* [THE TASK]
Scan the entries below and state how many lines contain "atoi". No other output.

[Collected data entries]
★ ★ ★
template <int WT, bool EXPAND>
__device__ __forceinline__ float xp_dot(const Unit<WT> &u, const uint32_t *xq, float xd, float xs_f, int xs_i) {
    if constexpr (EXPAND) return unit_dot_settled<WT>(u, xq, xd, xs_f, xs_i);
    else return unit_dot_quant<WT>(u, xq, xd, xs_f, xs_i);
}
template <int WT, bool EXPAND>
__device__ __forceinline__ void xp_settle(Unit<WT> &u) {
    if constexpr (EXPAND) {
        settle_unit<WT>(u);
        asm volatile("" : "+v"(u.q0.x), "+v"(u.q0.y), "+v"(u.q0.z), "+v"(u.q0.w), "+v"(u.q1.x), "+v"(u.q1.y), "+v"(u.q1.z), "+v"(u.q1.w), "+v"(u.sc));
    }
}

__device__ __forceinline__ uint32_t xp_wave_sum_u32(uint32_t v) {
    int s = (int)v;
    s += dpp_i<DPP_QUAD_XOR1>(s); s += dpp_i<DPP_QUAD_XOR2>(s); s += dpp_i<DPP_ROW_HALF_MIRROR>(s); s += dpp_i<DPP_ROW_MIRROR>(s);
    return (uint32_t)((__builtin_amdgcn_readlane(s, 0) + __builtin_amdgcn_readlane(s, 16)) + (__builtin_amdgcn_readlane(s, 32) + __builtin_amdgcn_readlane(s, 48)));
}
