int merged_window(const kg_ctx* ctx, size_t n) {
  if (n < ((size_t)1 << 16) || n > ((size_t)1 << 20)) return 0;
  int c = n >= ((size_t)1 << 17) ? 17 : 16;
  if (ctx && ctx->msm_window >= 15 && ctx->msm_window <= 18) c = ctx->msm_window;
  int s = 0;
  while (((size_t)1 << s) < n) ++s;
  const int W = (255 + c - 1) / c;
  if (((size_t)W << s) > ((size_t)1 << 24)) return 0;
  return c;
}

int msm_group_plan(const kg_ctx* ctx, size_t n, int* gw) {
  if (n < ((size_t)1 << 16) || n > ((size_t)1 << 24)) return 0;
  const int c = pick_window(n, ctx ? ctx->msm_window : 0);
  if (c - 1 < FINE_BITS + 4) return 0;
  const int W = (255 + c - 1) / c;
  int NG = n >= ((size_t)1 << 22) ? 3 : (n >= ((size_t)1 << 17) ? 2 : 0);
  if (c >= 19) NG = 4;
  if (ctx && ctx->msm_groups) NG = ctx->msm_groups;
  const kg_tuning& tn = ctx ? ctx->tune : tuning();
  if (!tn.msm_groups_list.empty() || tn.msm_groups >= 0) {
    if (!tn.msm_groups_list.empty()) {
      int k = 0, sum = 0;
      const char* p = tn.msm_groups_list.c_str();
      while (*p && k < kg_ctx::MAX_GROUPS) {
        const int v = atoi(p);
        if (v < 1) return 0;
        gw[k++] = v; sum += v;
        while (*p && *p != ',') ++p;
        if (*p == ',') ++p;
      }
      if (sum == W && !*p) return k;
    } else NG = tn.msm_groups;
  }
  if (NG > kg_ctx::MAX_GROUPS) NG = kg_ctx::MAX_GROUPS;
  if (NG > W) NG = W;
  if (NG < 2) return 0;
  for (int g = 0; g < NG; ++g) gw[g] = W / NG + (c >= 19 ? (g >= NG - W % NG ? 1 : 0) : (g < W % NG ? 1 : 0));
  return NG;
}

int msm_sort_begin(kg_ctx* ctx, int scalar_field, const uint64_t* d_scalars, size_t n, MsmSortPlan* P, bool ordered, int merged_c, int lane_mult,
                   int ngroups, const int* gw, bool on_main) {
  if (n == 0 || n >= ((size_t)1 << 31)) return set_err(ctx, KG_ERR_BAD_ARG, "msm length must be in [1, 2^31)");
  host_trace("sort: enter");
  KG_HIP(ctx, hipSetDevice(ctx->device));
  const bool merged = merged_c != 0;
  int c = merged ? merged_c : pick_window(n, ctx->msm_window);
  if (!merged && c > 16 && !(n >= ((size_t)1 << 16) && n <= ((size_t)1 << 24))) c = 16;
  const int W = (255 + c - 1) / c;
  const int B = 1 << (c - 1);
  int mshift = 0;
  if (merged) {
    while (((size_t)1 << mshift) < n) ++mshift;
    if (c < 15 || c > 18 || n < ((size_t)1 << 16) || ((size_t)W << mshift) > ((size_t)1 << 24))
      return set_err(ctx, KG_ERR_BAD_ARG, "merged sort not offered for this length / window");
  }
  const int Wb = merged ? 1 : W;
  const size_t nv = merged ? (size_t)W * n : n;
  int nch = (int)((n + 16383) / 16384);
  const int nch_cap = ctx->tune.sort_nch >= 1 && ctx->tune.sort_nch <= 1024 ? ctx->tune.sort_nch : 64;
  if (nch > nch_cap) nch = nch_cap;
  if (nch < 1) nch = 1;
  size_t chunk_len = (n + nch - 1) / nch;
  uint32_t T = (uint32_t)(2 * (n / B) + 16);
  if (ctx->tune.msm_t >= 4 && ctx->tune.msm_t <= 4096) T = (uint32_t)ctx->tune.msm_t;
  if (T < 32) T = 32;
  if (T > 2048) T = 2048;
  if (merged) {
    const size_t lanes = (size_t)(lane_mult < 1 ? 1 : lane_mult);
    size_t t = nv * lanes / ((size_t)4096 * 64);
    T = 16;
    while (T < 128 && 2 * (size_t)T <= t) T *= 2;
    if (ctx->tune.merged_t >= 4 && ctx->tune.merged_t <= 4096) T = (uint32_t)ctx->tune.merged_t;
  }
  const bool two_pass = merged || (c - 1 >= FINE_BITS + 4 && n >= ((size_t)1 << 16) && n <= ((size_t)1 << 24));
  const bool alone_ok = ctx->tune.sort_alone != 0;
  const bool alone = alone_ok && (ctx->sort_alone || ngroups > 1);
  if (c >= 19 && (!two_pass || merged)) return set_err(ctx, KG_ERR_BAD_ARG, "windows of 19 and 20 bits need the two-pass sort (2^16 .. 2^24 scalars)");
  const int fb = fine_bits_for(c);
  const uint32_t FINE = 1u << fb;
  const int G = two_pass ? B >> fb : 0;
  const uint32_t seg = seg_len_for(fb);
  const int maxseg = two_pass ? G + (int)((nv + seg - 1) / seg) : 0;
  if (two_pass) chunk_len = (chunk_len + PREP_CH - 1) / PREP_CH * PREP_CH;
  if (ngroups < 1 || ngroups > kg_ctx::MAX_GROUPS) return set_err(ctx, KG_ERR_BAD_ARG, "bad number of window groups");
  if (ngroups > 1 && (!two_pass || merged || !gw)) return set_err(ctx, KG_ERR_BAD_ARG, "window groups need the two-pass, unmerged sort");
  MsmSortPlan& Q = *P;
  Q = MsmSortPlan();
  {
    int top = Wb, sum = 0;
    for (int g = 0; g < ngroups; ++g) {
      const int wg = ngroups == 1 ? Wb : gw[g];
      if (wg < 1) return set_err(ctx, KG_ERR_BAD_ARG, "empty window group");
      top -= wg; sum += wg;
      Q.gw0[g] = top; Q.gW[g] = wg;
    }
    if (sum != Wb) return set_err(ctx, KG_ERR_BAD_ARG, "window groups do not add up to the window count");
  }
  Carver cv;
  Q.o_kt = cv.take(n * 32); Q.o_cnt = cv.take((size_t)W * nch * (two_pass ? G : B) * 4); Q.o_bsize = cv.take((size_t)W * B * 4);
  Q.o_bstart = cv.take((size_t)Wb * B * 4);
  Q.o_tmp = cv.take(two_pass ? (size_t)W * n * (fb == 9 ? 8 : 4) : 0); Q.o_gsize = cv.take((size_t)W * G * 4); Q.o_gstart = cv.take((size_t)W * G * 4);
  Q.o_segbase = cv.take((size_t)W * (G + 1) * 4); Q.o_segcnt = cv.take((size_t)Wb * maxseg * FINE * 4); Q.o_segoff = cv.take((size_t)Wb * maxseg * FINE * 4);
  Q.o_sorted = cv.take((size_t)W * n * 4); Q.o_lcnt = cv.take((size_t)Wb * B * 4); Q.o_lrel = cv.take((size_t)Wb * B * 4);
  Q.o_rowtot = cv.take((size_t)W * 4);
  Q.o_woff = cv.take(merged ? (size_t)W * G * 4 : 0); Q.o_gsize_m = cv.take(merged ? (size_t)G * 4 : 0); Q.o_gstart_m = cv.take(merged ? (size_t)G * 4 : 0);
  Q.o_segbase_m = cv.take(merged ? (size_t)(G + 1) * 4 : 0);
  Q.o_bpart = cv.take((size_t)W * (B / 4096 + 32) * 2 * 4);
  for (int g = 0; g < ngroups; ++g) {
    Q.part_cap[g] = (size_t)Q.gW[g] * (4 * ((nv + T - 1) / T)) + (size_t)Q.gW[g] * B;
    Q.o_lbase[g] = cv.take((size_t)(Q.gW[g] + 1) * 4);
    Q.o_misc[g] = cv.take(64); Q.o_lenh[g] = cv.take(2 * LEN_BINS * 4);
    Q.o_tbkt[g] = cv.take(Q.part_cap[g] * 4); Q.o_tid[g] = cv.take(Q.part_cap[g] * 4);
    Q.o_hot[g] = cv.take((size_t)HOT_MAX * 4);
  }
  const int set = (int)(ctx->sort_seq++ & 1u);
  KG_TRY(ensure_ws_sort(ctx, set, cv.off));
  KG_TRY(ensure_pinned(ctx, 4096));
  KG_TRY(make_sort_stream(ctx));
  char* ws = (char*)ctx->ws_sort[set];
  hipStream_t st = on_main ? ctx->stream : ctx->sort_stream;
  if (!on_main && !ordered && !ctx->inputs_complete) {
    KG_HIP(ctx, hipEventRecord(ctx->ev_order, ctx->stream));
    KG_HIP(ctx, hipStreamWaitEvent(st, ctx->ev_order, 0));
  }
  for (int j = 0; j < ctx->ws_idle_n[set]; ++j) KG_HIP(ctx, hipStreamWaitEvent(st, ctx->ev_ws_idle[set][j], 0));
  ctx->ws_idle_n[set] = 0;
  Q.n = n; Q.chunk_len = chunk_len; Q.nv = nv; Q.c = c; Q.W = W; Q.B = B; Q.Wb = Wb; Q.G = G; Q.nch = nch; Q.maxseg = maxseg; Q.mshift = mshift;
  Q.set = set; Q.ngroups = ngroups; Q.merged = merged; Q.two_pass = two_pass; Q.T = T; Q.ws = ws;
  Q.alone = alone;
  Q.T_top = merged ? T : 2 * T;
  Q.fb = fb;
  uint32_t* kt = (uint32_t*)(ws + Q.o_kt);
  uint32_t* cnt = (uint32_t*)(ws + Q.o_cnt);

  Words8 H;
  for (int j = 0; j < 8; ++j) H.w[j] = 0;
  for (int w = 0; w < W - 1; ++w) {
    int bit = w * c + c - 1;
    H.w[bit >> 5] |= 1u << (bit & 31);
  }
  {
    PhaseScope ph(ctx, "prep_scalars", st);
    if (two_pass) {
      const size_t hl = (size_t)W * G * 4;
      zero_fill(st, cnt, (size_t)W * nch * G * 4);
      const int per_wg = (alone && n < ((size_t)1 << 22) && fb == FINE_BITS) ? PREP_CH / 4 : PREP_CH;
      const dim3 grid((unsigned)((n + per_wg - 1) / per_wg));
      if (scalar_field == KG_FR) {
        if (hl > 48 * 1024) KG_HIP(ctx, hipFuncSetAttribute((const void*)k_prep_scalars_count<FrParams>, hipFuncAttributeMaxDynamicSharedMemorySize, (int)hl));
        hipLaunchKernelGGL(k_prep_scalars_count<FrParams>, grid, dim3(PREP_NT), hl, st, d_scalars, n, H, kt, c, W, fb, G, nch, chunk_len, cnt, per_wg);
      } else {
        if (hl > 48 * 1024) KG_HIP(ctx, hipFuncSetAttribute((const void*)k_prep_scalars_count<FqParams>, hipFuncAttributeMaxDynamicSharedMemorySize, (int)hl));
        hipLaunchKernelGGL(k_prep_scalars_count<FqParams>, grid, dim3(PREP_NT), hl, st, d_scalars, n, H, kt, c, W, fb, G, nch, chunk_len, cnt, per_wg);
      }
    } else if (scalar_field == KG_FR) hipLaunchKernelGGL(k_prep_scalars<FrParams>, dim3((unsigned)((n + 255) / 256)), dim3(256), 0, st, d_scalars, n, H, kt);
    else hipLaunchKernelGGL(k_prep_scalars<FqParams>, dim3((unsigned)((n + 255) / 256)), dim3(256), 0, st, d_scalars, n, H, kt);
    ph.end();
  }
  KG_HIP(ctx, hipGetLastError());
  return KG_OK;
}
★ ★ ★
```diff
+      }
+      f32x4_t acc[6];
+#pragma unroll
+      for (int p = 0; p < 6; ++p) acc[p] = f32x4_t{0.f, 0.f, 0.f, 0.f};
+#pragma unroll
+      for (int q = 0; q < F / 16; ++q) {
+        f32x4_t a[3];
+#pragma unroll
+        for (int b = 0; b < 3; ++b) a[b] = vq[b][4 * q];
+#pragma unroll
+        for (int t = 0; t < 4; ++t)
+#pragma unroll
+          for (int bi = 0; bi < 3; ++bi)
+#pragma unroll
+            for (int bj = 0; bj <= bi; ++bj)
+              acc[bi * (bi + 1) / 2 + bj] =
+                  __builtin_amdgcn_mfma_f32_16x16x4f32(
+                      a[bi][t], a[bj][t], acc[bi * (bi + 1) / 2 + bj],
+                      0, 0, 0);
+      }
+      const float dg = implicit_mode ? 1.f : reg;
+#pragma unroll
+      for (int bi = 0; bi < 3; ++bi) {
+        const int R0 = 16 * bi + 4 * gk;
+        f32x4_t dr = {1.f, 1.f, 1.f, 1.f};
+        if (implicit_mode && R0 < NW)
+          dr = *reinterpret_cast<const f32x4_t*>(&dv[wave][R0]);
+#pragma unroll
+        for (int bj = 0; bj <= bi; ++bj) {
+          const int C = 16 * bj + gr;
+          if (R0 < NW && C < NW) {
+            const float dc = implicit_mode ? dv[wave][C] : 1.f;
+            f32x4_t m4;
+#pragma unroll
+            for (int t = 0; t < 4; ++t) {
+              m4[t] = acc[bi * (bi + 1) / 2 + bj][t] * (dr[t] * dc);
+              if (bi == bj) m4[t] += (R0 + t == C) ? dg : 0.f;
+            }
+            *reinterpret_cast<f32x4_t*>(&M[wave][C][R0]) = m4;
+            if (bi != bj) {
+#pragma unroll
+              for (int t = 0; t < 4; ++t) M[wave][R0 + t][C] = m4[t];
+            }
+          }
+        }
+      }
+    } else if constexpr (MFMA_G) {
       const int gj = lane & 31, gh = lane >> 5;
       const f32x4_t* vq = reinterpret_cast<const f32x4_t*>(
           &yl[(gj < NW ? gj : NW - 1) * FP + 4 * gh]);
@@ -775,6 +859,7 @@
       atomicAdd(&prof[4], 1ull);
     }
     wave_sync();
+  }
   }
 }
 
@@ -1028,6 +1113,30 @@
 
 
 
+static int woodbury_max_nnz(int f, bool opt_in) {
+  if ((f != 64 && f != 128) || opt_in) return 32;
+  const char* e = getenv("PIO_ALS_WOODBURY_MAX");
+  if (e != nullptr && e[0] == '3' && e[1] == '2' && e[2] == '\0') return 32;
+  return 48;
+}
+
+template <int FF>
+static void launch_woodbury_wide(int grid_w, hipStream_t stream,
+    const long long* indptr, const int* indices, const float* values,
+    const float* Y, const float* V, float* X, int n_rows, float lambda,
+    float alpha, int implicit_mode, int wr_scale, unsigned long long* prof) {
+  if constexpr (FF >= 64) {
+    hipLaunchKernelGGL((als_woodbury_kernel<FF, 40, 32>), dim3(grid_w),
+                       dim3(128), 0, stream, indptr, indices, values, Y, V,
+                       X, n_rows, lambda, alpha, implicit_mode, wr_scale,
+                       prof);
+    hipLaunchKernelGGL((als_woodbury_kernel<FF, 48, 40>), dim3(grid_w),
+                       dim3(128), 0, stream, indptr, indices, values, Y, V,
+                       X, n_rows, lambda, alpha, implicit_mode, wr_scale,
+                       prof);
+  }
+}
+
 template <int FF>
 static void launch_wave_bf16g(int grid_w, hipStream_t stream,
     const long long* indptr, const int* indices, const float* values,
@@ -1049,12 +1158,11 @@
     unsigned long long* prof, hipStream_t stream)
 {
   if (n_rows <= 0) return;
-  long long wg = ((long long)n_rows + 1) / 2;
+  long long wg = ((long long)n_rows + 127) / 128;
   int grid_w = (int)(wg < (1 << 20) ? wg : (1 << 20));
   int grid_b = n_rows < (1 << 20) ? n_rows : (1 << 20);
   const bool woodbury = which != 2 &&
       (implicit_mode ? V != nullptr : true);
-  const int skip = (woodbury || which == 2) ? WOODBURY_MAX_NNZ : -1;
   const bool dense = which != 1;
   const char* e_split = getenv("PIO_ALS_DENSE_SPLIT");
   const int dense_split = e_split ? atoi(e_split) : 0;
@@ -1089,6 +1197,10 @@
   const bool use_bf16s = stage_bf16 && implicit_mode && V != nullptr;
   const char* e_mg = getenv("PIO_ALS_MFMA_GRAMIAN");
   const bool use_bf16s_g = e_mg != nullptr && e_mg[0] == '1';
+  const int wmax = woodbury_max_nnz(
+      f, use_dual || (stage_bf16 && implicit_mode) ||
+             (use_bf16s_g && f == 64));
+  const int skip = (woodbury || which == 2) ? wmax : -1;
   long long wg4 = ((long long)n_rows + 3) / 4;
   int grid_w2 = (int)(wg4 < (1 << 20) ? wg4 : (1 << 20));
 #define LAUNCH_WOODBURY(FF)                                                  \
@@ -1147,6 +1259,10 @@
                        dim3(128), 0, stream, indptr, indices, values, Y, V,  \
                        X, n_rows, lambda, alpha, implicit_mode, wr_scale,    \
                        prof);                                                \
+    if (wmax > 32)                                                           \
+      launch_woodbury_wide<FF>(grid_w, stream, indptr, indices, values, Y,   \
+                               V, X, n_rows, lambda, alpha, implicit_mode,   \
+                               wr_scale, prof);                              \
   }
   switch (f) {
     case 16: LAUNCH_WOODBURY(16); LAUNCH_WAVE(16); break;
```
★ ★ ★
* [EXERCISE OUTPUT]
2